Part of the problem they faced was on railroads in general faced. The government, through the building of the interstate highway system and the subsidization of trucking in how they are paid for (compared to the damage they cause, trucks, through diesel  fuel taxes and road use taxes, pay only part of the cost, the rest is subsidized by car fuel taxes and government funding), favored trucks, and worse, the ICC deregulated truck rates while maintaining fair trade prices on trains that went back to the era of trusts and robber barons (in part, it was to prevent charging less to certain shippers and charging more to farmers)...as a result, long haul trucking offered a big advantage over trains, they could give rates much less than trains could, and had a price advantage to to the subsidies I am talking about. They looked at railroads as the big, bad wolf, ready to steal from hardworking farmers, etc, while looking at trucking as competitive and 'more honest'......not to mention that the ICC, thanks to political pressure, wouldn't allow railroads, including the Penn and NYC, drop passenger routes that were unprofitable (sound familiar?) and abandoning freight lines to lightly used rural branches (again, politics).

 

 

 

Both railroads also had been bled dry for a number of years, going back to the 1920's at least, they didn't invest in infrastructure and basically were looking to bleed value out of the company (I recall reading something in grad school, that used the railroads as an example of how not to run an industry, and there were excerpts from testimony later on, that basically the mantra was to get everything out of the trains they could, cause they were going to die, anyway.

 

The railroads also if what I read was correct, never upgraded how they shipped things, so compared to trucks they were slow and inefficient, it often required that goods be sitting idling waiting for the right consist to be made up to be able to ship them out, whereas trucks could ship quickly. They were doing things the way they had all along, and it didn't work, but the railroads as a whole resisted what later on became standard, with streamlined processing and so forth.

 

Labor had a role as well, they had an antagonistic relationship with the management of the roads (not surprising, given it was returned in spades by management), so they didn't quite wake up that the work rules and such they refused to negotiate were made in a time when a 50 mile trip was considered a long journey (today it is a commuter trip), and it certainly didn't help things, part of the reason the railroads couldn't modernize was the work rules precluded a lot of the things that might have helped, including changes to staffing, how traffic was dispatched and so forth, because it potentially would have cut down the size of the labor force required and gotten rid of the need for a lot of overtime that had been common SOP.

 

Add that together, and the merger represented a last gasp to try and keep the wolf from the door, there was nothing there to cure the root problems. I always find it ironic that the government, that had helped destroy the railroads, ended up being the one with the old NYC, Penn and other lines, being the one that ultimately changed them around under Conrail, to the point where they were sellable, took almost 20 years to do it.

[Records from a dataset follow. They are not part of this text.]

# pola-rs/polars

Measured on NVIDIA H100. Metric: group_by_agg_rows_per_sec, higher is better.
Workload: dtype int64/float64

## Files before the change

### polars_b200/csrc/groupby.cu

```cuda
#include <algorithm>
#include <cmath>
#include <cstdio>
#include <cstdlib>

#include "common.cuh"
#include "dev_utils.cuh"
#include "groupby.h"
#include "groupby_dev.cuh"

namespace plb {

__device__ __forceinline__ uint64_t make_policy_evict_last() {
    uint64_t p; asm volatile("createpolicy.fractional.L2::evict_last.b64 %0, 1.0;" : "=l"(p)); return p;
}
__device__ __forceinline__ uint64_t tbl_load(const uint64_t* p, uint64_t pol, int hint) {
    uint64_t v;
    if (hint & 2) asm volatile("ld.global.ca.u64 %0, [%1];" : "=l"(v) : "l"(p) : "memory");
    else if (hint & 1) asm volatile("ld.global.cg.L2::cache_hint.u64 %0, [%1], %2;" : "=l"(v) : "l"(p), "l"(pol));
    else v = __ldcg(reinterpret_cast<const unsigned long long*>(p));
    return v;
}

__device__ __forceinline__ uint64_t* gb_resolve(const GbTableDev& T, uint64_t key, uint64_t slot, uint64_t k, uint64_t pol, int hint) {
    const uint64_t mask = T.cap - 1;
// ... 316 lines not shown
            __syncwarp();
        }
#pragma unroll
        for (int r = 0; r < 2; r++) {
            if (kind[r] < 0 || hidx[r] >= 0) continue;
            uint64_t* e = kind[r] == 0 ? gb_resolve(T, key[r], slot[r], k0[r], 0, khint) : gb_special(T, kind[r] - 1);
            if (e) gb_apply_row<MAXC>(L, T, B, e, 2 * p + r, [&](int c) { return raw[c][r]; });
        }
    }
    gb_tail_row(L, T, B);
    __syncwarp();
    for (int h = lane; h < H.rows; h += 32) {
        const uint64_t* arow = wacc + h * row_words;
        if ((uint32_t)arow[1] == 0) continue;
        gb_merge_row(L, T, arow, h == H.n_hot ? 1 : (h == H.n_hot + 1 ? 2 : 0));
    }
}

__global__ void k_gb_init(uint64_t* entries, int64_t n_entries, int stride, int soa, int pw, const __grid_constant__ GbLayout L) {
    const int64_t total = n_entries * stride;
    for (int64_t i = (int64_t)blockIdx.x * blockDim.x + threadIdx.x; i < total; i += (int64_t)gridDim.x * blockDim.x) {
        int w = soa ? (int)(i / n_entries) : (int)(i % stride);
        if (pw) {
            if (w == 1 || w == 2) w = ((i - n_entries) & 1) ? pw : 1;
            else if (w == pw) w = 2;
        }
        uint64_t v = 0;
        if (w == 0) v = GB_EMPTY; else if (w == 1) v = GB_W1_INIT; else if (w - 2 < L.n_words) v = L.init[w - 2];
        entries[i] = v;
    }
}
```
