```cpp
template <int PRO, int EPI>
__global__ __launch_bounds__(256) __attribute__((amdgpu_waves_per_eu(2, 2)))
void tkw_kernel1(TkwArgs a, int n_tiles, int kc32, int n_chunks, int n_rows, int n_pass, int mulL) { tkw_body<1, PRO, EPI, false>(a, n_tiles, kc32, n_chunks, n_rows, n_pass, mulL); }
template <int PRO, int EPI>
__global__ __launch_bounds__(256) __attribute__((amdgpu_waves_per_eu(2, 2)))
void tkw_kernel2(TkwArgs a, int n_tiles, int kc32, int n_chunks, int n_rows, int n_pass, int mulL) { tkw_body<2, PRO, EPI, false>(a, n_tiles, kc32, n_chunks, n_rows, n_pass, mulL); }
template <int MB, int EPI>
__global__ __launch_bounds__(256) __attribute__((amdgpu_waves_per_eu(2, 2)))
void tkw_rows_kernel(TkwArgs a, int n_tiles, int kc32, int n_chunks, int n_rows, int n_pass, int mulL) { tkw_body<MB, 0, EPI, true>(a, n_tiles, kc32, n_chunks, n_rows, n_pass, mulL); }

namespace {

bool tw_geometry(int L, int N, int K, TwGeom* g) {
  if (L < 3 || TW_TB % L != 0) return false;
  if (!(N == 128 || N == 256 || N == 512 || N == 1024)) return false;
  if (K < 32 || K > 1024 || (K & (K - 1)) != 0) return false;
  const int rows = TW_TB + 2 * (TW_TB / L + 1);
  int KC = std::min(K, 128);
  while (KC > 32 && (size_t)rows * (4 * KC + 16) + TW_SCRATCH > 80 * 1024) KC >>= 1;
  if (KC < 32 || K % KC != 0) return false;
  g->KC = KC; g->n_chunks = K / KC; g->rows = rows; g->xrow = 4 * KC + 16;
  g->n_pass = N <= 256 ? 1 : N / 256;
  g->lds = (size_t)rows * g->xrow + TW_SCRATCH;
  return g->lds <= 80 * 1024;
}

int tw_pro_variant(int L, int N, int K) {
  TwGeom g;
  if (!tw_geometry(L, N, K, &g)) return 0;
  const int RP = 64 / (g.KC / 4);
  if (L % RP != 0 || (K / 8) % 4 != 0) return 0;
  const int n_it = L / RP, n_smp = TW_TB / L;
  for (int nw : {6, 8, 4, 3}) {
    if (nw % n_it != 0) continue;
    const int spp = nw / n_it;
    bool ok = true;
    for (int w = 0; w < 4; ++w) ok &= ((((w + 1) * n_smp) >> 2) - ((w * n_smp) >> 2)) % spp == 0;
    if (ok && (LR_GROUPS_OK(g.KC, K))) return nw;
  }
  return 0;
}

template <int MB, int PRO, int EPI, bool RT = false> int tkw_go(const TkwArgs& a, const TwGeom& g, hipStream_t s) {
  const int n_tiles = (a.M + TW_TB - 1) / TW_TB;
  const int per_cu = g.lds * 2 <= 160 * 1024 ? 2 : 1;
  const int nb = std::min(n_tiles, per_cu * device_cu_count());
  if constexpr (RT) hipLaunchKernelGGL((tkw_rows_kernel<MB, EPI ? EPI : 1>), dim3(nb), dim3(256), g.lds, s, a, n_tiles, g.KC >> 5, g.n_chunks, g.rows, g.n_pass, (65536 + a.L - 1) / a.L);
  else if (MB == 1) hipLaunchKernelGGL((tkw_kernel1<PRO, EPI>), dim3(nb), dim3(256), g.lds, s, a, n_tiles, g.KC >> 5, g.n_chunks, g.rows, g.n_pass, (65536 + a.L - 1) / a.L);
  else hipLaunchKernelGGL((tkw_kernel2<PRO, EPI>), dim3(nb), dim3(256), g.lds, s, a, n_tiles, g.KC >> 5, g.n_chunks, g.rows, g.n_pass, (65536 + a.L - 1) / a.L);
  RAMP_HIP_CHECK(hipGetLastError());
  return 0;
}

}

namespace { int tw_pro_variant(int L, int N, int K); }
bool tkw_applicable(int M, int L, int N, int K, int pro, int epi) {
  TwGeom g;
  if (!(M > 0 && M % L == 0 && tw_geometry(L, N, K, &g))) return false;
  if ((long)M * std::max(N, K) * 4 >= (1l << 32)) return false;
  if (pro) {
    if (tw_pro_variant(L, N, K) == 0) return false;
    if (g.n_chunks > 1 && (K / 8) > g.KC) return false;
  }
  if (epi && N > 512) return false;
  return true;
}

int launch_tkw(const TkwArgs& a, hipStream_t s) {
  auto al16 = [](const void* p) { return (reinterpret_cast<uintptr_t>(p) & 15) == 0; };
  const int pro = a.gn_c ? 1 : 0, epi = a.Cst ? 1 : 0;
  TwGeom g;
  RAMP_REQUIRE(tkw_applicable(a.M, a.L, a.N, a.K, pro, epi) && tw_geometry(a.L, a.N, a.K, &g),
               "tkw: C_out in {128, 256, 512, 1024} (<= 512 with the GroupNorm epilogue), C_in a power of two in [32, 1024], tokens per sample >= 3 dividing 96 (24 with the GroupNorm backward), whole samples");
  RAMP_REQUIRE(a.X && a.W && a.Y && (a.dir == 1 || a.dir == -1), "tkw: bad operand");
  RAMP_REQUIRE(a.K1 == a.K || (a.X2 && a.K1 > 0 && a.K1 < a.K && a.K1 % 4 == 0 && !pro), "tkw: bad operand split");
// ... 37 lines not shown
```

Baseline: 4228.

## Replace per-sample halo rows with shared zero block and per-lane tap masks

```diff
diff --git a/ramp_amd/csrc/conv_tile.h b/ramp_amd/csrc/conv_tile.h
--- /dev/null
+++ b/ramp_amd/csrc/conv_tile.h
@@ -0,0 +1,75 @@
+#pragma once
+
+#if defined(__HIPCC__) || defined(__CUDACC__)
+#define CT_HD __host__ __device__ __forceinline__
+#else
+#define CT_HD inline
+#endif
+
+namespace ramp {
+
+constexpr int CT_TAPS = 5;
+constexpr int CT_WIDE_TOKENS = 96, CT_WIDE_GROUPS = 3;
+
+CT_HD constexpr int ct_pitch_wide(int kc) { return 4 * kc + 16; }
+CT_HD constexpr int ct_pitch_narrow(int k) { return 4 * k + 32; }
+CT_HD constexpr int ct_zero_rows(int pitch) {
+  int z = 16;
+  for (int q = (pitch >> 4) & 15; z > 1 && !(q & 1); q >>= 1) z >>= 1;
+  return z;
+}
+constexpr int CT_Z_WIDE = 16, CT_Z_NARROW = 8;
+static_assert(ct_zero_rows(ct_pitch_wide(32)) == CT_Z_WIDE && ct_zero_rows(ct_pitch_wide(64)) == CT_Z_WIDE && ct_zero_rows(ct_pitch_wide(128)) == CT_Z_WIDE,
+              "tkw: the pitch is an odd number of 16-byte quads");
+static_assert(ct_zero_rows(ct_pitch_narrow(32)) == CT_Z_NARROW && ct_zero_rows(ct_pitch_narrow(64)) == CT_Z_NARROW, "tkc: the pitch is twice an odd number of quads");
+
+CT_HD constexpr int ct_tile_rows(int z, int tokens) { return z + tokens; }
+CT_HD constexpr int ct_tile_bytes(int pitch, int z, int tokens) { return ct_tile_rows(z, tokens) * pitch; }
+
+constexpr int CT_WIDE_SCRATCH = 4096 + 4 * 1024;
+CT_HD constexpr int ct_wide_lds(int kc) { return ct_tile_bytes(ct_pitch_wide(kc), CT_Z_WIDE, CT_WIDE_TOKENS) + CT_WIDE_SCRATCH; }
+CT_HD constexpr int ct_narrow_scratch(int ng) { return ng == 4 ? 2304 : 2048; }
+CT_HD constexpr int ct_narrow_lds(int ng, int nb, int ks) {
+  return 5 * nb * ks * 2048 + 4 * ct_tile_bytes(ct_pitch_narrow(32 * ks), CT_Z_NARROW, 16 * ng) + 4 * ct_narrow_scratch(ng);
+}
+
+CT_HD constexpr int ct_stage_addr(int pitch, int kc, int z, int t, int ch, int plane) { return (z + t) * pitch + 2 * ch + plane * 2 * kc; }
+
+CT_HD constexpr unsigned ct_tap_mask(int pos, int L, int dir) {
+  unsigned m = 0;
+  for (int j = 0; j < CT_TAPS; ++j) m |= ((unsigned)(pos + dir * (j - 2)) < (unsigned)L ? 1u : 0u) << j;
+  return m;
+}
+CT_HD constexpr int ct_tap_row(int z, int t, unsigned m, int j, int dir) {
+  const int u = t + dir * (j - 2);
+  return ((m >> j) & 1u) ? z + u : (u & (z - 1));
+}
+CT_HD constexpr int ct_frag_addr(int pitch, int kc, int row, int c0, int plane) { return row * pitch + 2 * c0 + plane * 2 * kc; }
+
+CT_HD constexpr unsigned ct_wide_masks(int lane, int L, int dir) {
+  unsigned m = 0;
+  for (int tg = 0; tg < CT_WIDE_GROUPS; ++tg) m |= ct_tap_mask((32 * tg + (lane & 31)) % L, L, dir) << (CT_TAPS * tg);
+  return m;
+}
+CT_HD constexpr unsigned ct_wide_lane(int kc, int lane, int L, int dir) {
+  return (unsigned)(lane >> 5) << 31 | ct_wide_masks(lane, L, dir) << 16 | (unsigned)ct_frag_addr(ct_pitch_wide(kc), kc, CT_Z_WIDE + (lane & 31), 8 * (lane >> 5), 0);
+}
+CT_HD constexpr int ct_wide_read(int kc, unsigned pk, int tok, int tg, int tap, int ks, int dir, int plane) {
+  const int pitch = ct_pitch_wide(kc), d = dir * (tap - 2);
+  const int col = 32 * ks + plane * 2 * kc;
+  const int data = (int)(pk & 0xffffu) + ((32 * tg + d) * pitch + col);
+  const int zero = ((tok + d) & (CT_Z_WIDE - 1)) * pitch + ((int)(pk >> 31) * 16 + col);
+  return (pk & (1u << (16 + CT_TAPS * tg + tap))) ? data : zero;
+}
+
+CT_HD constexpr unsigned ct_narrow_masks(int lane, int ng, int L, int dir) {
+  unsigned m = 0;
+  for (int t = 0; t < ng; ++t) m |= ct_tap_mask((16 * t + (lane & 15)) % L, L, dir) << (CT_TAPS * t);
+  return m;
+}
+CT_HD constexpr int ct_narrow_read(int k, int lane, unsigned masks, int t, int tap, int j, int dir, int plane) {
+  const int row = ct_tap_row(CT_Z_NARROW, 16 * t + (lane & 15), masks >> (CT_TAPS * t), tap, dir);
+  return ct_frag_addr(ct_pitch_narrow(k), k, row, 32 * j + 8 * (lane >> 4), plane);
+}
+
+}
diff --git a/ramp_amd/csrc/tkc.hip b/ramp_amd/csrc/tkc.hip
--- a/ramp_amd/csrc/tkc.hip
+++ b/ramp_amd/csrc/tkc.hip
@@ -1,4 +1,5 @@
 #include "args_conv.h"
+#include "conv_tile.h"
 #include "tokmma.h"
 
 #include <algorithm>
@@ -7,8 +8,8 @@
 
 namespace {
 
-constexpr int tc_xrows(int NG) { return NG == 4 ? 64 + 2 + 2 : 48 + 2 * 6 + 2; }
-constexpr int tc_scr(int NG) { return NG == 4 ? 2304 : 2048; }
+constexpr int tc_xrows(int NG) { return ct_tile_rows(CT_Z_NARROW, 16 * NG); }
+constexpr int tc_scr(int NG) { return ct_narrow_scratch(NG); }
 
 __device__ __forceinline__ float tc_mish(float x) {
   const float e = __builtin_amdgcn_exp2f(fminf(x, 20.f) * 1.44269504088896340736f);
@@ -60,7 +61,7 @@
 __global__ __launch_bounds__(256) __attribute__((amdgpu_waves_per_eu(1, 2)))
 void tkc_kernel(TkcArgs a, int n_tiles) {
   constexpr int T = 16 * NG, K = 32 * KS, N = 16 * NB;
-  constexpr int XROW = 4 * K + 16;
+  constexpr int XROW = ct_pitch_narrow(K);
   constexpr int WBYTES = 5 * NB * KS * 2048;
   constexpr int TC_XROWS = tc_xrows(NG), TC_SCR = tc_scr(NG);
   static_assert(8 * T * 4 + 8 * (NG == 4 ? 1 : 6) * 4 <= TC_SCR, "GroupNorm scratch");
@@ -77,13 +78,14 @@
 
   for (int i = tid; i < WBYTES / 16; i += 256) reinterpret_cast<u32x4*>(smem)[i] = reinterpret_cast<const u32x4*>(a.W)[i];
   char* xt = smem + WBYTES + wave * (TC_XROWS * XROW);
-  for (int i = lane; i < TC_XROWS * XROW / 16; i += 64) reinterpret_cast<u32x4*>(xt)[i] = u32x4{0u, 0u, 0u, 0u};
+  for (int i = lane; i < CT_Z_NARROW * XROW / 16; i += 64) reinterpret_cast<u32x4*>(xt)[i] = u32x4{0u, 0u, 0u, 0u};
   float* const wscr = reinterpret_cast<float*>(smem + WBYTES + 4 * (TC_XROWS * XROW) + wave * TC_SCR);
   __syncthreads();
 
-  int xrow[NG], smp[NG];
-#pragma unroll
-  for (int t = 0; t < NG; ++t) { smp[t] = (16 * t + c) / a.L; xrow[t] = (16 * t + c) + 2 * smp[t] + 2; }
+  int smp[NG];
+#pragma unroll
+  for (int t = 0; t < NG; ++t) smp[t] = (16 * t + c) / a.L;
+  const unsigned tmask = ct_narrow_masks(lane, NG, a.L, a.dir);
   const int n_smp = T / a.L;
   auto tok_sums = [&](float (&v)[4][NG], int nblk, int C) __attribute__((always_inline)) {
     const int gsz = C >> 3;
@@ -203,7 +205,7 @@
 #pragma unroll
     for (int t = 0; t < NG; ++t) {
       const float lm = (full || tok0 + 16 * t + c < a.M) ? 1.f : 0.f;
-      char* dst = xt + xrow[t] * XROW + 8 * g;
+      char* dst = xt + ct_stage_addr(XROW, K, CT_Z_NARROW, 16 * t + c, 4 * g, 0);
 #pragma unroll
       for (int fb = 0; fb < K / 16; ++fb) {
         const f32x4 v = xr[fb][t] * lm;
@@ -224,13 +226,12 @@
       for (int t = 0; t < NG; ++t) acc[nb][t] = f32x4{0.f, 0.f, 0.f, 0.f};
 #pragma unroll
     for (int tap = 0; tap < 5; ++tap) {
-      const int sh = a.dir * (tap - 2);
 #pragma unroll
       for (int j = 0; j < KS; ++j) {
         u32x4 bh[NG], bl[NG];
 #pragma unroll
         for (int t = 0; t < NG; ++t) {
-          const char* p = xt + (xrow[t] + sh) * XROW + 64 * j + 16 * g;
+          const char* p = xt + ct_narrow_read(K, lane, tmask, t, tap, j, a.dir, 0);
           bh[t] = *reinterpret_cast<const u32x4*>(p);
           bl[t] = *reinterpret_cast<const u32x4*>(p + 2 * K);
         }
@@ -363,7 +364,7 @@
 }
 
 namespace {
-template <int NG, int NB, int KS> size_t tkc_lds() { return (size_t)5 * NB * KS * 2048 + 4 * (size_t)tc_xrows(NG) * (4 * 32 * KS + 16) + 4 * tc_scr(NG); }
+template <int NG, int NB, int KS> size_t tkc_lds() { return (size_t)ct_narrow_lds(NG, NB, KS); }
 template <int NG, int NB, int KS, int PRO, int EPI> int tkc_go(const TkcArgs& a, int n_tiles, hipStream_t s) {
   const size_t lds = tkc_lds<NG, NB, KS>();
   const int per_cu = lds * 2 <= 160 * 1024 ? 2 : 1;
diff --git a/ramp_amd/csrc/tkw.hip b/ramp_amd/csrc/tkw.hip
--- a/ramp_amd/csrc/tkw.hip
+++ b/ramp_amd/csrc/tkw.hip
@@ -1,4 +1,5 @@
 #include "args_conv.h"
+#include "conv_tile.h"
 #include "tokmma.h"
 
 #include <algorithm>
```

Both the Pennsylvania and the New York Central had been poorly managed since before WWII.  And both the unions and the management had less influence in the government than they thought.

 

It is a wonderful case study of bad, bad, bad management.  There basically were no cost controls.  If it cost more to provide a service than it made, oh well.  If buying every weird locomotive Baldwin or Alco or Lima could come up with made the executives seem important to their friends who ran those companies?  That is what mattered.

 

It is interesting to note that from 1938 neither the streamlined 20th Century nor the streamlined Broadway were EVER profitable.  It was brought to the attention of the executives over and over again.  They said the appearance of success was more important than reality, these were their respective flagships.

 

Amtrak wanted to get rid of one or the other or both on day one and was told if it was the 20th Century the New York politicians would crucify them.  And if it was the Broadway it would be the Pennsylvania politicians.